L'obiettivo di questo protocollo è quello di rilevare metaboliti fenolici nel plasma utilizzando un metodo di cromatografia-spettrometria di massa semi-mirato.

Abstract

A un gruppo di 23 persone anziane sono stati somministrati pasti funzionali (una bevanda e un muffin) appositamente formulati per la prevenzione della sarcopenia (perdita di massa muscolare legata all'età). I campioni di plasma sono stati prelevati all'inizio dell'intervento e dopo 30 giorni di consumo dei pasti funzionali.

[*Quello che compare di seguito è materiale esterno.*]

constexpr uint32_t kMleTailLog2 = 7;
struct MlePassPolicy {
    const char* row = nullptr;
    int plan_event = -1;
    Fr* export_tail = nullptr;
    int blocks_jout = 0;
    uint32_t src_planes = 1;
};
static uint32_t pass0_blocks(size_t len, int jout, int nb, const MlePassPolicy& P) {
    uint32_t nblk = gkr::mle_pass_blocks((uint32_t)len, (uint32_t)(P.blocks_jout > 0 ? P.blocks_jout : jout), nb);
    if (P.blocks_jout > 0 && len / nblk < 256u) nblk = (uint32_t)(len / 256u);
    return nblk;
}
static void queue_sub_reduce(gkr_ctx* ctx, const MlePassTables& T, int b0, int nb, uint32_t nblk, int jout, uint32_t ticket, hipStream_t st) {
    Timed t(ctx, "mle_sub_reduce", 0.0, st, true);
    gkr::launch_mle_sub_reduce(T.partials + (size_t)b0 * gkr::kMaxBlocksPerTable, nblk, (uint32_t)jout, nb, T.rec + b0, ticket, st);
}
static void queue_pass0(gkr_ctx* ctx, const MlePassTables& T, int b0, int nb, int jout, uint32_t ticket, hipStream_t st, const MlePassPolicy& P) {
    const size_t len = T.in_stride;
    const Fr* src = T.input + (size_t)b0 * len;
    const double bytes = (double)nb * len * 32.0;
    if (len <= gkr::kSmallPassEntries) {
        Timed t(ctx, "mle_pass_small", bytes, st, true);
        gkr::launch_mle_multifold_small(0, src, len, nullptr, 0, (uint32_t)len, (uint32_t)jout, nb, T.h_w + (size_t)b0 * gkr::kMleMaxSub, T.rec + b0, ticket, st);
        return;
    }
    const uint32_t nblk = pass0_blocks(len, jout, nb, P);
    gkr::MlePublish pub;
    const bool fused = fused_publish(T, b0, nb, nblk, bytes, ticket, jout, pub);
    {
        Timed t(ctx, P.row, bytes, st, fused);
        gkr::launch_mle_sub_sums(src, len, (uint32_t)len, nb, nblk, T.partials + (size_t)b0 * gkr::kMaxBlocksPerTable, st, fused ? &pub : nullptr);
    }
    if (!fused) queue_sub_reduce(ctx, T, b0, nb, nblk, jout, ticket, st);
}
static void queue_fold(gkr_ctx* ctx, const MlePassTables& T, int b0, int nb, bool from_input, int m_src, int jin, int jout, uint32_t ticket,
                       hipStream_t st, const MlePassPolicy& P) {
    const size_t src_len = (size_t)1 << m_src, S = src_len >> jin;
    const Fr* src = from_input ? T.input + (size_t)b0 * T.in_stride : T.work + (size_t)b0 * T.work_len;
    const size_t src_stride = from_input ? T.in_stride : T.work_len;
    Fr* dst = T.work + (size_t)b0 * T.work_len;
    const Fr* w = T.h_w + (size_t)b0 * gkr::kMleMaxSub;
    const double bytes = (double)nb * ((double)src_len * P.src_planes + (double)S) * 32.0;
    if (S <= gkr::kSmallPassEntries) {
        Timed t(ctx, "mle_pass_small", bytes, st, true);
        gkr::launch_mle_multifold_small(jin, src, src_stride, dst, T.work_len, (uint32_t)S, (uint32_t)jout, nb, w, T.rec + b0, ticket, st, P.export_tail,
                                        1u << kMleTailLog2, P.src_planes, (uint32_t)src_len);
        return;
    }
    const uint32_t nblk = gkr::mle_multifold_blocks((uint32_t)S, (uint32_t)jout, nb);
    unsigned char* plan = T.plans + (size_t)b0 * gkr::mle_fold_plan_bytes();
    if (gkr::mle_multifold_uses_mfma((uint32_t)S, nblk)) {
        if (P.plan_event < 0) {
            gkr::launch_mle_fold_plan(jin, w, plan, nb, st);
        } else {
            {
                Timed t(ctx, "mle_fold_plan", 0.0, ctx->aux, true);
                gkr::launch_mle_fold_plan(jin, w, plan, nb, ctx->aux);
            }
            (void)hipEventRecord(ctx->aux_events[P.plan_event], ctx->aux);
            (void)hipStreamWaitEvent(st, ctx->aux_events[P.plan_event], 0);
        }
    }
    gkr::MlePublish pub;
    const bool fused = fused_publish(T, b0, nb, nblk, (double)nb * (double)src_len * 32.0, ticket, jout, pub);
    {
        Timed t(ctx, P.row, bytes, st, fused);
        gkr::launch_mle_multifold(jin, src, src_stride, dst, T.work_len, (uint32_t)S, nb, nblk, w, plan, T.partials + (size_t)b0 * gkr::kMaxBlocksPerTable, st,
                                  fused ? &pub : nullptr);
    }
    if (!fused) queue_sub_reduce(ctx, T, b0, nb, nblk, jout, ticket, st);
}

struct MleSchedule {
    int jmax = 0, j_first = 0;
    int n_dev = 0;
    int groups = 0, depth = 0;
    int bound[kMaxGroups + 1];
    uint32_t chunk[kMaxGroups];
    bool tail_on = false;
    bool two_level = false;
};
static MleSchedule mle_schedule(int n, int batch, int hash_threads, bool is_tail, const gkr::Options& o) {
    MleSchedule sc;
    const double len = (double)((size_t)1 << n);
    const int jcap = o.v[gkr::OPT_no_mfma_fold] ? 3 : gkr::kMlePassMaxRounds;
    const int jwant = o.v[gkr::OPT_rounds_per_pass] > 0 ? (int)o.v[gkr::OPT_rounds_per_pass] : jcap;
    sc.jmax = jwant > jcap ? jcap : jwant;
    sc.j_first = mle_pass_rounds(n, n, sc.jmax);
    sc.two_level = !is_tail && mle_two_level_first_fold(n, o);
    const long long dp = o.v[gkr::OPT_device_hash_percent];
    const int dev_percent = dp < 0 ? 0 : (dp > 90 ? 90 : (int)dp);
    if (dev_percent > 0 && !is_tail && batch >= 64 && sc.j_first >= 1) {
        sc.n_dev = (int)((long long)batch * dev_percent / 100) & ~7;
        if (batch - sc.n_dev < 16) sc.n_dev = (batch - 16) & ~7;
        if (sc.n_dev < 8) sc.n_dev = 0;
    }
    const int host_batch = batch - sc.n_dev;
    const double batch_bytes = (double)host_batch * len * 32.0;
    int want_groups = (int)(batch_bytes / (4.0 * 1024 * 1024 * 1024));
    want_groups = want_groups < 4 ? 4 : (want_groups > 8 ? (batch_bytes > 96.0 * 1024 * 1024 * 1024 ? 16 : 8) : want_groups);
    const bool small_tables = n <= 17 && host_batch >= 256;
    if (small_tables) want_groups = 16;
    if (hash_threads <= 3 && host_batch >= 256 && want_groups < 16) want_groups = 16;
    int group_size = host_batch >= 128 ? (host_batch + want_groups - 1) / want_groups : (host_batch >= 16 ? (host_batch + 1) / 2 : host_batch);
    if (sc.n_dev && hash_threads <= 3 && host_batch >= 256) group_size = 64;
    if (o.v[gkr::OPT_group_size] > 0) group_size = (int)o.v[gkr::OPT_group_size];
    sc.groups = (host_batch + group_size - 1) / group_size;
    if (sc.groups > kMaxGroups) sc.groups = kMaxGroups;
    const long long forced = o.v[gkr::OPT_hash_chunk];
    for (int g = 0; g <= sc.groups; ++g) sc.bound[g] = sc.n_dev + (int)((long long)host_batch * g / sc.groups);
    for (int g = 0; g < sc.groups; ++g) {
        const int nb = sc.bound[g + 1] - sc.bound[g], per = (nb + hash_threads - 1) / hash_threads;
        sc.chunk[g] = forced == 8 || forced == 16 ? (uint32_t)forced : (nb >= 32 * hash_threads ? 16u : (uint32_t)(per <= 8 ? 8 : (per <= 16 ? per : 16)));
    }
    sc.depth = o.v[gkr::OPT_pass_queue_depth] > 0 ? (int)o.v[gkr::OPT_pass_queue_depth] : (small_tables ? 4 : 2);
    sc.tail_on = o.v[gkr::OPT_host_tail_log2] >= 0 && sc.n_dev == 0 && batch <= (o.v[gkr::OPT_host_tail_max_batch] > 0 ? o.v[gkr::OPT_host_tail_max_batch] : 8);
    return sc;
}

È stata effettuata una cromatografia semi-mirata ad altissime prestazioni abbinata all'analisi di massa tandem (UPLC-MS/MS) per identificare i composti fenolici e i loro metaboliti. Le proteine plasmatiche sono state precipitate con etanolo e i campioni sono stati concentrati e risospesi nella fase mobile (acetonitrile 1:1: acqua) prima dell'iniezione nello strumento UPLC-MS/MS. La separazione è stata effettuata con una colonna di fase inversa C18 e i composti sono stati identificati utilizzando la loro massa sperimentale, la distribuzione isotopica e il modello di frammento. I composti di interesse sono stati confrontati con quelli delle banche dati e della libreria semi-mirata interna. I risultati preliminari hanno mostrato che i principali metaboliti identificati dopo l'intervento erano acido fenilacetico, glicina, acido 3-idrossifenilvalerico e gomisina M2.

Introduzione

La sarcopenia è un disturbo scheletrico progressivo correlato ad una perdita accelerata di muscoli nella popolazione anziana. Questa condizione aumenta il rischio di cadute e porta a attività limitate della vita quotidiana. La sarcopenia è presente in circa il 5%-10% delle persone di età superiore ai 65 anni e in circa il 50% delle persone di età pari o superiore a 80 anni1. Non sono stati approvati farmaci specifici per il trattamento della sarcopenia, quindi la prevenzione con l'attività fisica e una dieta equilibrata è importante1,2. Gli interventi nutrizionali con alimenti appositamente formulati arricchiti con proteine del latte e aminoacidi essenziali hanno mostrato risultati positivi nella prevenzione della sarcopenia2. In altri studi, gli autori hanno incluso vitamine e antiossidanti, come la vitamina E e gli isoflavoni, nella dieta, aumentando i benefici per il guadagno muscolare sulla vita e sui fianchi3.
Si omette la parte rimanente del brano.